The output of the function is a NamedTuple with the following elements:

y_pred: point predictions for the response variables associated with the inputted regression features.
θ: mean of posterior distribution for document-topic distribution of text regression features.
Z_bar: mean topic assignments of posterior distribution of text regression features.
ω: mean of posterior distribution for regression coefficients from last M-step.
mse_oos: the MSE of predicted response variables (will be zero if y not included as a key-word argument.
docs: document-topic assignments from the last iteration of Gibbs sampling.
topics: topic-vocabulary assignments from the last iteration of Gibbs sampling.

Visualisation

The core function for visualisation is BTR_plot, which generates a box-plot illustrating the posterior distribution for the regression coefficients and the most heavily weighted words in the corresponding topic-vocabulary distribution.

function BTR_plot(β::Array{Float64,2}, ω_post::Array{Float64,2};
    nwords::Int64 = 10, plt_title::String = "", left_mar::Int64 = 7,
    fontsize::Int64 = 6, title_size::Int64 = 14,
    interactions::Array{Int64,1}=Array{Int64,1}([]))

The image below illustrates this for an example using Yelp reviews. We can see that some topics are generally associated with more positive reviews (e.g. topic 8 which puts a high weight on terms like "time", "recommend" and "amaz"), while other topics are generally associated with more negative reviews (e.g. topic 1 which puts a high weight on terms like "wait", "lobster" and "time". Note that this example also shows an attractive feature of using a topic modelling framework for text feature extraction: the term "time" has a positive meaning when it appears with "amaz", but a negative meaning when it appears with "wait".

You can use the key-word arguments to add a title to the plot and control the number of terms and font size of the labels. It is also possible to include coefficients for one set of interaction terms using the interactions argument, which works in the same way as for BTR_EMGibbs.

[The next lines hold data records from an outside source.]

int ver_focal_loss_blocks(long N, int C);
int ver_focal_loss_forward(const void* logits, const int64_t* target, float* partial, long N, int C,
                           float gamma, float alpha, int dtype, int32_t* bad_labels, void* stream);
int ver_focal_loss_forward_grad(const void* logits, const int64_t* target, float* partial, void* grad, long N, int C,
                                float gamma, float alpha, int dtype, int32_t* bad_labels, void* stream);
int ver_focal_loss_forward_grad_u8(const void* logits, const uint8_t* target, float* partial, void* grad, long N, int C,
                                   float gamma, float alpha, int dtype, int32_t* bad_labels, void* stream);
int ver_focal_loss_backward(const void* logits, const int64_t* target, const float* scale, void* grad,
                            long N, int C, float gamma, float alpha, int dtype, void* stream);
int ver_focal_loss_forward_cw(const void* logits, const int64_t* target, const float* class_weight, float* partial,
                              long N, int C, float gamma, float alpha, int dtype, int32_t* bad_labels, void* stream);
int ver_focal_loss_forward_grad_cw(const void* logits, const int64_t* target, const float* class_weight, float* partial,
                                   void* grad, long N, int C, float gamma, float alpha, int dtype, int32_t* bad_labels,
                                   void* stream);
int ver_focal_loss_forward_grad_u8_cw(const void* logits, const uint8_t* target, const float* class_weight, float* partial,
                                      void* grad, long N, int C, float gamma, float alpha, int dtype, int32_t* bad_labels,
                                      void* stream);
int ver_focal_loss_backward_cw(const void* logits, const int64_t* target, const float* class_weight, const float* scale,
                               void* grad, long N, int C, float gamma, float alpha, int dtype, void* stream);
int ver_focal_loss_forward_u8(const void* logits, const uint8_t* target, float* partial, long N, int C,
                              float gamma, float alpha, int dtype, int32_t* bad_labels, void* stream);
int ver_focal_loss_backward_u8(const void* logits, const uint8_t* target, const float* scale, void* grad,
                               long N, int C, float gamma, float alpha, int dtype, void* stream);
int ver_focal_loss_forward_u8_cw(const void* logits, const uint8_t* target, const float* class_weight, float* partial,
                                 long N, int C, float gamma, float alpha, int dtype, int32_t* bad_labels, void* stream);
int ver_focal_loss_backward_u8_cw(const void* logits, const uint8_t* target, const float* class_weight, const float* scale,
                                  void* grad, long N, int C, float gamma, float alpha, int dtype, void* stream);

int ver_add_ln_forward(const void* a, int a_dtype, const float* residual, const float* gamma, const float* beta,
                       const int64_t* seed, float p_drop, float eps, float* y, void* y_bf16, float* mean,
                       float* rstd, long N, int C, void* stream);
int ver_add_ln_backward(const float* grad_y, const void* grad_y_bf16, const void* a, int a_dtype,
                        const float* residual, const float* gamma, const float* mean, const float* rstd,
                        const int64_t* seed, float p_drop, void* grad_a, float* grad_residual, float* grad_gamma,
                        float* grad_beta, long N, int C, void* stream);
int ver_relu_dropout_forward(const void* x, void* y, const int64_t* seed, float p_drop, long n, int dtype, void* stream);
int ver_relu_dropout_backward(const void* y, const void* grad_y, void* grad_x, float p_drop, long n, int dtype,
                              void* stream);

int ver_run_gather(const void* image, long image_stride, const int32_t* run_start, const int32_t* aug_idx,
                   void* rows, int B, int n_rows, int runs, int run_len, int n_aug, int row_elems, int dtype,
                   void* stream);
int ver_run_scatter(const void* rows, void* image, long image_stride, const int32_t* run_start, int B,
                    int n_rows, int runs, int run_len, int row_elems, int dtype, void* stream);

There is a similar function, synth_data_plot, for the 3 topic synthetic example generated by the synthetic_example.jl file. Rather than label each topic with the most heavily weighted terms, this produces a heatmap. See the synthetic_example.jl and synthetic_example.txt files for more on this.

Organisation of src folder

The files in the src folder is organised as follows:

BTR.jl imports dependencies, defines the structures used throughout and runs the other files in the folder.
BTR_aux_functions.jl defines several auxilliary functions, particularly those used to generate synthetic data and visualise results.
BTR_Gibbs.jl defines the BTR_Gibbs function described above.
BTR_EMGibbs.jl defines the BTR_EMGibbs function described above.
BTR_EMGibbs_paras.jl defines the BTR_EMGibbs_paras function described above.
BTR_Gibbs_predict.jl defines the BTR_Gibbs_predict function described above.
LDA_Gibbs.jl defines the LDA_Gibbs function described above.
LDA_Gibbs_predict.jl defines the LDA_Gibbs_predict function described above.
BTR_Gibbs_predict_paras.jl defines the BTR_Gibbs_predict_paras function described above.
BTR_sentiment.jl imports sentiment dictionaries from LoughranMcDonald_lists.csv and HarvardIV_lists.csv, and defines a function to compute word counts using these dictionaries.
LoughranMcDonald_lists.csv includes sentiment dictionaries from Loughran and McDonald (2011)
HarvardIV_lists.csv includes sentiment dictionaries from Harvard Gerenal Inquirer dictionaries.